> What is required:
Please return all lines from the records below that include the string "ifndef".

[Records from a collection]
◆ ◆ ◆ ◆

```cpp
constexpr int LVT_V = 47, LVT_W = 96, LVT_C = 9, LVT_N = LVT_C * LVT_W, LVT_ROW = 4 * LVT_W;
__device__ __host__ constexpr uint32_t lvt_entry(int c, int v)
{
    if (v == 0 || v > LVT_V || v < -LVT_V) return 0u;
    const int sl = c >= 7 ? c - 7 : c, adj = c >= 7 ? 2 : 0;
    const int a = v < 0 ? -v : v;
    const int code = 2 * a - 2 + (v < 0 ? 1 : 0) - adj;
    if (code < 0) return 0u;
    const int lim = sl ? (15 << sl) : 30;
    const uint32_t mk = (1u << sl) - 1u;
    uint32_t fv = ((uint32_t)code & mk) | (mk + 1u), fl = (uint32_t)((code >> sl) + 1 + sl);
    if (code >= lim) {
        fv = (uint32_t)(4096 + code - lim);
        fl = 28u;
    } else if (sl == 0 && code >= 14) {
        fv = (uint32_t)(code + 2);
        fl = 19u;
    }
    const int s1 = sl == 0 ? 1 : sl;
    const int nx = s1 + ((a > (3 << (s1 - 1)) && s1 < 6) ? 1 : 0);
    return fv | fl << 13 | (uint32_t)(nx * LVT_ROW) << 18;
}
struct LvTab {
    uint32_t e[LVT_N];
};
constexpr LvTab make_lvt()
{
    LvTab T{};
    for (int c = 0; c < LVT_C; ++c)
        for (int i = 0; i < LVT_W; ++i) T.e[c * LVT_W + i] = lvt_entry(c, i - LVT_V - 1);
    return T;
}

template <class CAP>
__device__ __host__ inline int cavlc_body_t(CAP &cap, const int8_t *lb, uint32_t nz, uint32_t tzrb, int &t1o,
                                            bool &ok, const uint32_t *lvt)
{
    const int tc = __builtin_popcount(nz);
    const uint32_t g0 = (nz << 1) | 1u;
    const int c0 = __builtin_clz(g0);
    const uint32_t g1 = g0 & ~((0x80000000u >> c0) & ~1u);
    const int c1 = __builtin_clz(g1);
    const uint32_t g2 = g1 & ~((0x80000000u >> c1) & ~1u);
    const int c2 = __builtin_clz(g2);
    const uint32_t g3 = g2 & ~((0x80000000u >> c2) & ~1u);
    const int v0 = lb[30 - c0], v1 = lb[30 - c1], v2 = lb[30 - c2];
    const bool o0 = c0 < 31 && v0 * v0 == 1, o1 = o0 && c1 < 31 && v1 * v1 == 1;
    const bool o2 = o1 && c2 < 31 && v2 * v2 == 1;
    const int t1 = (int)o0 + (int)o1 + (int)o2;
    t1o = t1;
    ok = true;
    if (tc == 0) return 0;
    const uint32_t s3 = ((uint32_t)v0 >> 31) << 2 | ((uint32_t)v1 >> 31) << 1 | ((uint32_t)v2 >> 31);
    uint64_t acc = s3 >> (3 - t1);
    uint32_t an = (uint32_t)t1;
    uint32_t g = t1 == 0 ? g0 : (t1 == 1 ? g1 : (t1 == 2 ? g2 : g3));
    uint32_t m = g >> 1;
    auto push = [](uint64_t &ac, uint32_t &n, uint32_t v, uint32_t len, CAP &c) {
        uint32_t n2 = n + len;
        if (n2 > 64u) {
            if (n > 32u) c.put((uint32_t)(ac >> 32), (int)(n - 32u));
            c.put((uint32_t)ac, n > 32u ? 32 : (int)n);
            ac = 0;
            n2 = len;
        }
        ac = (ac << len) | v;
        n = n2;
    };
    uint32_t cls = (uint32_t)((((tc > 10 && t1 < 3) ? 1 : 0) + (t1 < 3 ? 7 : 0)) * LVT_ROW);
    auto entry = [lvt](uint32_t row, int v) -> uint32_t {
        return *reinterpret_cast<const uint32_t *>(reinterpret_cast<const char *>(lvt + LVT_V + 1) + ((int)row + 4 * v));
    };
    auto level_code = [&](int v, uint32_t row) -> uint32_t {
        if (v >= -LVT_V && v <= LVT_V) return entry(row, v);
        const int cl = (int)row / LVT_ROW;
        const int sl = cl >= 7 ? cl - 7 : cl, adj = cl >= 7 ? 2 : 0;
        const int a = v < 0 ? -v : v;
        const int code = 2 * a - 2 + (v < 0 ? 1 : 0) - adj;
        const int lim = sl ? (15 << sl) : 30;
        const uint32_t mk = (1u << sl) - 1u;
        uint32_t fv = ((uint32_t)code & mk) | (mk + 1u);
        uint32_t fl = (uint32_t)((code >> sl) + 1 + sl);
        const bool e15 = code >= lim, e14 = sl == 0 && code >= 14;
        fv = e15 ? (uint32_t)(4096 + code - lim) : (e14 ? (uint32_t)(code + 2) : fv);
        fl = e15 ? 28u : (e14 ? 19u : fl);
        const int s1 = sl == 0 ? 1 : sl;
        return fv | fl << 13 | (uint32_t)((s1 + ((a > (3 << (s1 - 1)) && s1 < 6) ? 1 : 0)) * LVT_ROW) << 18;
    };
    const uint32_t m0 = m, an0 = an;
    const uint64_t acc0 = acc;
    const uint32_t cls0 = cls;
    const CAP cap0 = cap;
    uint32_t big = 0;
    int cn = __builtin_clz(g);
    int vn = (int)lb[30 - cn];
    while (g > 1u) {
        const int v = vn;
        g &= ~(0x80000000u >> cn);
        cn = __builtin_clz(g);
        vn = (int)lb[30 - cn];
        const int vc = v < -LVT_V ? -LVT_V : (v > LVT_V ? LVT_V : v);
        big |= (uint32_t)(vc ^ v);
        const uint32_t e = entry(cls, vc);
        push(acc, an, e & 0x1fffu, (e >> 13) & 31u, cap);
        cls = e >> 18;
    }
    if (big) {
        m = m0;
        an = an0;
        acc = acc0;
        cls = cls0;
        cap = cap0;
        for (int k = t1; k < tc; ++k) {
            const int p = top_bit(m);
            m &= ~(1u << p);
            const uint32_t e = level_code((int)lb[p], cls);
            push(acc, an, e & 0x1fffu, (e >> 13) & 31u, cap);
            cls = e >> 18;
        }
    }
    const uint32_t tzl = 31u - (uint32_t)__builtin_ctz(tzrb);
    push(acc, an, (tzrb >> 1) >> (31u - tzl), tzl, cap);
    if (cap.n == 0) {
        cap.lo = acc;
        cap.n = an;
        return tc;
    }
    if (an > 32u) cap.put((uint32_t)(acc >> 32), (int)(an - 32u));
    cap.put((uint32_t)acc, an > 32u ? 32 : (int)an);
    ok = cap.n <= 128;
    return tc;
}

template <class CAP, class PT>
__device__ __host__ inline int cavlc_dc4(CAP &cap, const PT &P, const int c[4])
{
    const uint32_t nz = (c[0] != 0 ? 1u : 0u) | (c[1] != 0 ? 2u : 0u) | (c[2] != 0 ? 4u : 0u) |
                        (c[3] != 0 ? 8u : 0u);
// ... 109 lines not shown
```

h264-scroll-encoder_amd/csrc/dyn_kernels.hip:

```cpp
#include <hip/hip_runtime.h>

#include <stdint.h>
#include <mutex>

#include "dyn_device.h"
#include "dyn_engine.h"
#include "nal_ctx.h"
#include "stage_util.h"

using namespace scroll;
using namespace scroll::dyn;
using namespace scroll::stage;

namespace {

__constant__ Tabs g_tabs = SCROLL_DYN_TABS;
constexpr Tabs k_tabs = SCROLL_DYN_TABS;
__constant__ PTabs g_ptabs = make_ptabs(k_tabs);
__device__ uint32_t g_tzrb[TZRB_N];
struct QpPair {
    QParams l, c;
};
struct QpTab {
    QpPair q[QP_MAX + 1];
// ... 904 lines not shown
                     rowstage + nb * g.rs_frame_words + rs_runs_words(g, nA, gi), EPC_STATIC - 1, t, GW);
        wave_sync();
    }
    if (t == 0) rowstage[nb * g.rs_frame_words + rs_runs_words(g, nA, gi)] = L.ncand;
}


__device__ inline CapSink cap_of_msb(uint64_t a, uint64_t b, uint32_t n)
{
    if (n == 0u) return CapSink{0, 0, 0};
    const uint32_t sh = 128u - n;
    if (sh >= 64u) return CapSink{0, a >> (sh - 64u), n};
    if (sh == 0u) return CapSink{a, b, n};
    return CapSink{a >> sh, (b >> sh) | (a << (64u - sh)), n};
}

__device__ inline void put_piece(uint32_t *buf, uint32_t p0, uint32_t n, uint32_t pos, uint32_t tv, uint32_t tl,
                                 uint4 b, uint32_t bl)
{
    const uint32_t tw = tv & low_mask((int)tl);
    const uint32_t c0 = __builtin_amdgcn_alignbit(tw, b.x, tl), c1 = __builtin_amdgcn_alignbit(b.x, b.y, tl);
    const uint32_t c2 = __builtin_amdgcn_alignbit(b.y, b.z, tl), c3 = __builtin_amdgcn_alignbit(b.z, b.w, tl);
    const uint32_t c4 = __builtin_amdgcn_alignbit(b.w, 0u, tl);
    const uint32_t sh = pos & 31u;
    const uint32_t o[6] = {c0 >> sh, __builtin_amdgcn_alignbit(c0, c1, sh), __builtin_amdgcn_alignbit(c1, c2, sh),
                           __builtin_amdgcn_alignbit(c2, c3, sh), __builtin_amdgcn_alignbit(c3, c4, sh),
                           __builtin_amdgcn_alignbit(c4, 0u, sh)};
    const uint32_t nw = (sh + tl + bl + 31u) >> 5, w0 = (pos >> 5) - p0;
#pragma unroll
    for (uint32_t j = 0; j < 6; ++j)
        if (j < nw && w0 + j < n && o[j]) atomicOr(&buf[w0 + j], o[j]);
}

constexpr uint32_t ROW_PAD = 4;

__device__ inline void put_piece1(uint32_t *buf, uint32_t pos, uint32_t tv, uint32_t tl, uint4 b, uint32_t bl)
{
    const uint32_t tw = tv & low_mask((int)tl);
    const uint32_t c0 = __builtin_amdgcn_alignbit(tw, b.x, tl), c1 = __builtin_amdgcn_alignbit(b.x, b.y, tl);
    const uint32_t c2 = __builtin_amdgcn_alignbit(b.y, b.z, tl), c3 = __builtin_amdgcn_alignbit(b.z, b.w, tl);
    const uint32_t c4 = __builtin_amdgcn_alignbit(b.w, 0u, tl);
    const uint32_t sh = pos & 31u, nw = (sh + tl + bl + 31u) >> 5;
    uint32_t *d = buf + (pos >> 5);
    atomicOr(d, c0 >> sh);
    if (nw > 1u) atomicOr(d + 1, __builtin_amdgcn_alignbit(c0, c1, sh));
    if (nw > 2u) atomicOr(d + 2, __builtin_amdgcn_alignbit(c1, c2, sh));
    if (nw > 3u) {
        atomicOr(d + 3, __builtin_amdgcn_alignbit(c2, c3, sh));
        if (nw > 4u) {
            atomicOr(d + 4, __builtin_amdgcn_alignbit(c3, c4, sh));
            if (nw > 5u) atomicOr(d + 5, __builtin_amdgcn_alignbit(c4, 0u, sh));
        }
    }
}

constexpr int ROW_MAXT = 1024;
#ifndef SCROLL_ROW_WAVES
#define SCROLL_ROW_WAVES 8
#endif
#ifndef SCROLL_ROW_NP
#define SCROLL_ROW_NP 3
#endif
#ifndef SCROLL_ROW_NP_WIDE
#define SCROLL_ROW_NP_WIDE 4
#endif
#ifndef SCROLL_ROW_WIDE
#define SCROLL_ROW_WIDE 40
#endif
constexpr int ROW_NPMAX = 8;
#ifndef SCROLL_ROW_GB
#define SCROLL_ROW_GB 896
#endif
constexpr int ROW_GB = SCROLL_ROW_GB;

constexpr int ROW_PCD_N = (NPC + 3) & ~3;

struct RowFixed {
    RowTabs ptabs;
    uint32_t pcd[ROW_PCD_N];
    union {
        uint32_t buf[ROW_GB + 4];
        struct {
            uint32_t kc[2][SORT_KEYS];
            uint32_t kc_pad[32 - 2 * SORT_KEYS];
            uint32_t lvt[LVT_N];
        };
    };
    uint64_t hhi[12], hlo[12];
    uint32_t hlen[12];
    int32_t wo[8], wl[8], wv[8];
    int32_t head_over;
    uint32_t rt[32];
    uint32_t ncand;
    uint32_t spill;
};

static_assert(2 * SORT_KEYS <= 32 && 32 + LVT_N <= ROW_GB, "the sort counts and the level table share the bit window");
static_assert(ROW_PAD == 4, "RowFixed::buf holds ROW_PAD spare words");
static_assert(sizeof(RowFixed) <= 4992, "eight config-3 row workgroups per CU");
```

◆ ◆ ◆ ◆

> Exercise result:
#ifndef SCROLL_ROW_WAVES
#ifndef SCROLL_ROW_NP
#ifndef SCROLL_ROW_NP_WIDE
#ifndef SCROLL_ROW_WIDE
#ifndef SCROLL_ROW_GB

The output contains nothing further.